> AIM OF THE TASK
Below are some records. Count the lines with "cols" in them and give nothing but the total.

——————————

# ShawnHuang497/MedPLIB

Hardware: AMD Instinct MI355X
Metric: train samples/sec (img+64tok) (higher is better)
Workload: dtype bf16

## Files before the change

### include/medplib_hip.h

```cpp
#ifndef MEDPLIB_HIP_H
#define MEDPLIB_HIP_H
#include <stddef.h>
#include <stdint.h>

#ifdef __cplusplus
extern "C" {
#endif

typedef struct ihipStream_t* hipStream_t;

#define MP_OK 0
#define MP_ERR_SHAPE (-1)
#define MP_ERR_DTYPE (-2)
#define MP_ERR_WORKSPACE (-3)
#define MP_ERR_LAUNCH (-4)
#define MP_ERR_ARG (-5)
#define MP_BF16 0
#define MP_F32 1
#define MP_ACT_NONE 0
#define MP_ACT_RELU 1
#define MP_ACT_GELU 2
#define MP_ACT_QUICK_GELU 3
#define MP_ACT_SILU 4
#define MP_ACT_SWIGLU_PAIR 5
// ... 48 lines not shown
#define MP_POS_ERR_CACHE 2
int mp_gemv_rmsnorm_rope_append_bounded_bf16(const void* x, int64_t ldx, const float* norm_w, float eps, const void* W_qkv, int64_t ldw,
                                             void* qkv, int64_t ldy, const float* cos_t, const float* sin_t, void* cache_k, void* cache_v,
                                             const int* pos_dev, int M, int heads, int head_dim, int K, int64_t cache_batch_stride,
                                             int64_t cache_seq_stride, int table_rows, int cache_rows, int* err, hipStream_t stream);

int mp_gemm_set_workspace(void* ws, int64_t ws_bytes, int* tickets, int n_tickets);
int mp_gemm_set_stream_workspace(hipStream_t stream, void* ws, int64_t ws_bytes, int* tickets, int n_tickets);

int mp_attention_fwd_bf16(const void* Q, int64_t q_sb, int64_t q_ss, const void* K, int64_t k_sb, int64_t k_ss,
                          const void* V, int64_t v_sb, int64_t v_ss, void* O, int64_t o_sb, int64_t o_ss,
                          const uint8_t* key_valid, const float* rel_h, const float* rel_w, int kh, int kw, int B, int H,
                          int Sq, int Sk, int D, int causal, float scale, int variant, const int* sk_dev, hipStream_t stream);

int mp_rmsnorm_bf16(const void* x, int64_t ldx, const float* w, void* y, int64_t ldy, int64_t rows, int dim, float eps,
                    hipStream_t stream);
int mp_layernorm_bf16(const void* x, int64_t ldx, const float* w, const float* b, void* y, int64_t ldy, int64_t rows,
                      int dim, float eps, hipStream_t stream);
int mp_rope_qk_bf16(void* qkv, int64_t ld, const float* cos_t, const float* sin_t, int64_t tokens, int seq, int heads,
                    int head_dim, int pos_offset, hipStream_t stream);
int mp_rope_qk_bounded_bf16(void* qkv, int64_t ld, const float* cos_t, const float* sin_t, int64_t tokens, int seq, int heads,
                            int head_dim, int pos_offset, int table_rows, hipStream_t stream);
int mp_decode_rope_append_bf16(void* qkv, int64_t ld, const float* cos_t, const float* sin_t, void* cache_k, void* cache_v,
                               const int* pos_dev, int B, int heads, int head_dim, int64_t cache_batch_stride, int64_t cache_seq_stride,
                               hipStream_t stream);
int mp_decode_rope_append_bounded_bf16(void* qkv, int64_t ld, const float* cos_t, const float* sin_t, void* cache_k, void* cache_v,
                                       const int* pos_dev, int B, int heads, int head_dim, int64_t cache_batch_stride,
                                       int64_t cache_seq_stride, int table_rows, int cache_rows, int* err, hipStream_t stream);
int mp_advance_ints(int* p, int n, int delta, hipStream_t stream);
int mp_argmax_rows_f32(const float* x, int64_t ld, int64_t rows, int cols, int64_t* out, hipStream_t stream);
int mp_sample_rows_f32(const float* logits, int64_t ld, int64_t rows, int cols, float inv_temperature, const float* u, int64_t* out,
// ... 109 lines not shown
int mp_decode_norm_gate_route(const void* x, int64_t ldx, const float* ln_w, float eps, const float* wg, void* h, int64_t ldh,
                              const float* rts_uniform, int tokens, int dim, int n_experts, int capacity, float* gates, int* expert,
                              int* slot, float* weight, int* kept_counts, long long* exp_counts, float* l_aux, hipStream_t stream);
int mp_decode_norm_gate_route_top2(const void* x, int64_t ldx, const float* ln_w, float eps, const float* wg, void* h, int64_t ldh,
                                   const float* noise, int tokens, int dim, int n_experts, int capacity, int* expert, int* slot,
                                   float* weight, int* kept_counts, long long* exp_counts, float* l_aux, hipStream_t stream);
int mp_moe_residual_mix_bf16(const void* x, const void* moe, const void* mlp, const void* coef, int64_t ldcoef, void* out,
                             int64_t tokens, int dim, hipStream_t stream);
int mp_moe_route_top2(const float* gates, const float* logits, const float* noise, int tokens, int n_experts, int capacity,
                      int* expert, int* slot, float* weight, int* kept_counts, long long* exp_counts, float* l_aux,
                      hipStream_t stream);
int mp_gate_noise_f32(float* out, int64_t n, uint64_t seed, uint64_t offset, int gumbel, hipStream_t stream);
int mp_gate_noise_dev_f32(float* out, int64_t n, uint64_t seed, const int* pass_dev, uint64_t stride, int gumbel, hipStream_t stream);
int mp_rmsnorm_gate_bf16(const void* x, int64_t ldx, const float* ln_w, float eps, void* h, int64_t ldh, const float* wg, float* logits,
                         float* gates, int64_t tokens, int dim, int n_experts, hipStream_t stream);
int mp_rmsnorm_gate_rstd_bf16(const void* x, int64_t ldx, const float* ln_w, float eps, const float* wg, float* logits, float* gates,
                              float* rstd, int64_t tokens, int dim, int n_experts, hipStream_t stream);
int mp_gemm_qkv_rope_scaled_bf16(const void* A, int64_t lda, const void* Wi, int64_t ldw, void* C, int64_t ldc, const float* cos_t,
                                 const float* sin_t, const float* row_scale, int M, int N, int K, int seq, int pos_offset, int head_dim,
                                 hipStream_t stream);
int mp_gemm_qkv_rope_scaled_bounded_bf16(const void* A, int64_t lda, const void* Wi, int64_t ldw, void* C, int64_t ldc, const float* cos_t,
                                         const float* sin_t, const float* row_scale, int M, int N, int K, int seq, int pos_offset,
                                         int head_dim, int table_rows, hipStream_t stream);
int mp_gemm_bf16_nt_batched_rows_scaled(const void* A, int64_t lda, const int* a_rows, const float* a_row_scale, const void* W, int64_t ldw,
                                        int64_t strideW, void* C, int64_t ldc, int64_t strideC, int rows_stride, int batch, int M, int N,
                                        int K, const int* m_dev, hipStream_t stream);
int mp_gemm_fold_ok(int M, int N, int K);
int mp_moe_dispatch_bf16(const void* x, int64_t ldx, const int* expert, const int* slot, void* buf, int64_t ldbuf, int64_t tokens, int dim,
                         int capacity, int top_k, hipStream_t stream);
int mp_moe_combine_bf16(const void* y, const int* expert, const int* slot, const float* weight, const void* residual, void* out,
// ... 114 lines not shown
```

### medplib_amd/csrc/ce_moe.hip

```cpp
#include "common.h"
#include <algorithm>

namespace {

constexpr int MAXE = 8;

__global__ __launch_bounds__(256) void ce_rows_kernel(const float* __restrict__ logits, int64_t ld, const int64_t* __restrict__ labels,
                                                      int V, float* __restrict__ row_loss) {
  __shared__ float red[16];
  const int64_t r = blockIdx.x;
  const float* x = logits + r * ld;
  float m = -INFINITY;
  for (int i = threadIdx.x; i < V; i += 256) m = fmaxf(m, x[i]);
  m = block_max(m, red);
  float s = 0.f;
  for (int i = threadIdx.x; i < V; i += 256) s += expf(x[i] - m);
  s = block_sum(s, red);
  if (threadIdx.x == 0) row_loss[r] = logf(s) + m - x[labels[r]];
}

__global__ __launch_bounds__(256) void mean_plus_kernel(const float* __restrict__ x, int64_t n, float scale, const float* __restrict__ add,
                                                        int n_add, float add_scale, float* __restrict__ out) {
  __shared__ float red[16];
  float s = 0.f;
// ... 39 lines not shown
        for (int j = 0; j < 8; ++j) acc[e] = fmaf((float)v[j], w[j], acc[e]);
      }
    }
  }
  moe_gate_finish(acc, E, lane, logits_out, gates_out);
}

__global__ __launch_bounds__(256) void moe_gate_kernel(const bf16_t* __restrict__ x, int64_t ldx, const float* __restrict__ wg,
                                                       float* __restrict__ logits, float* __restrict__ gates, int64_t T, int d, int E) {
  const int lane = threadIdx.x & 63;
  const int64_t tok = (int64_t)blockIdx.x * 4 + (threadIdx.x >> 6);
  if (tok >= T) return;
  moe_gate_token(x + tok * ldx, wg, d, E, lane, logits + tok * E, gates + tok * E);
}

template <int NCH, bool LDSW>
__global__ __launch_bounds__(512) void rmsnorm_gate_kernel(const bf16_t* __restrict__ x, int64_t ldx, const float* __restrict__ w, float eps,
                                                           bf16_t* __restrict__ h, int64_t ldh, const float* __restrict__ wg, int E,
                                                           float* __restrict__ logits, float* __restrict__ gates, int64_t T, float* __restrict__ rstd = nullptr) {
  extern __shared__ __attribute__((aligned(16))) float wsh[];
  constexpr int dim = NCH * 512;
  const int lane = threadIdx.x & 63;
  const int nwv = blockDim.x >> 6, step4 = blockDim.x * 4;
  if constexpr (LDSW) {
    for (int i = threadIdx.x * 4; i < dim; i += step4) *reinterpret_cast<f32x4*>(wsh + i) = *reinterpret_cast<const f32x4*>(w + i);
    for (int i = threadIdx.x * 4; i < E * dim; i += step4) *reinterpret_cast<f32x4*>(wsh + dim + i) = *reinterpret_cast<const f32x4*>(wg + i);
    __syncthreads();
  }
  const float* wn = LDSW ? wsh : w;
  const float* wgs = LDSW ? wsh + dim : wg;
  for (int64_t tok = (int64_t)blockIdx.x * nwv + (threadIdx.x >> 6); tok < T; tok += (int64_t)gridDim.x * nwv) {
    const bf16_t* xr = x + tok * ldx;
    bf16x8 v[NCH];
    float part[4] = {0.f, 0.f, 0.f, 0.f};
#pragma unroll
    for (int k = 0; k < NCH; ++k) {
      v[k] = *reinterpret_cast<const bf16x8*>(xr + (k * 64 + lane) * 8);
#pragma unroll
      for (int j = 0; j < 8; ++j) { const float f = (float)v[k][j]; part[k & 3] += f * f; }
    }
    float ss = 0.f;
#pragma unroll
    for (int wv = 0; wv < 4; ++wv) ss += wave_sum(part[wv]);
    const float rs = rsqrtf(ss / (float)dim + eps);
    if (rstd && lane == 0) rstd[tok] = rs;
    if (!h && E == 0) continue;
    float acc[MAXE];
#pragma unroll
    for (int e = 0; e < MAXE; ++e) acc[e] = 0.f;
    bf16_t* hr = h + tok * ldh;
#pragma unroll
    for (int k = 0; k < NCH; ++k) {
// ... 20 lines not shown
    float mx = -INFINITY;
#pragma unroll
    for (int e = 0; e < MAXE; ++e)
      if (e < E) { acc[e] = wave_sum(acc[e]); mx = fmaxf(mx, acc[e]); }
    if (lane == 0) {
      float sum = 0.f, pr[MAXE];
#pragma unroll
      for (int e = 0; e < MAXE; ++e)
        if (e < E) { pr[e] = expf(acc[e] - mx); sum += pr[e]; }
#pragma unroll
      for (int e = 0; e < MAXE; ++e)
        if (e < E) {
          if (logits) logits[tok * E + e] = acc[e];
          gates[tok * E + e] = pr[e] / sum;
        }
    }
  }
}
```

——————————

> EXERCISE RESULT
2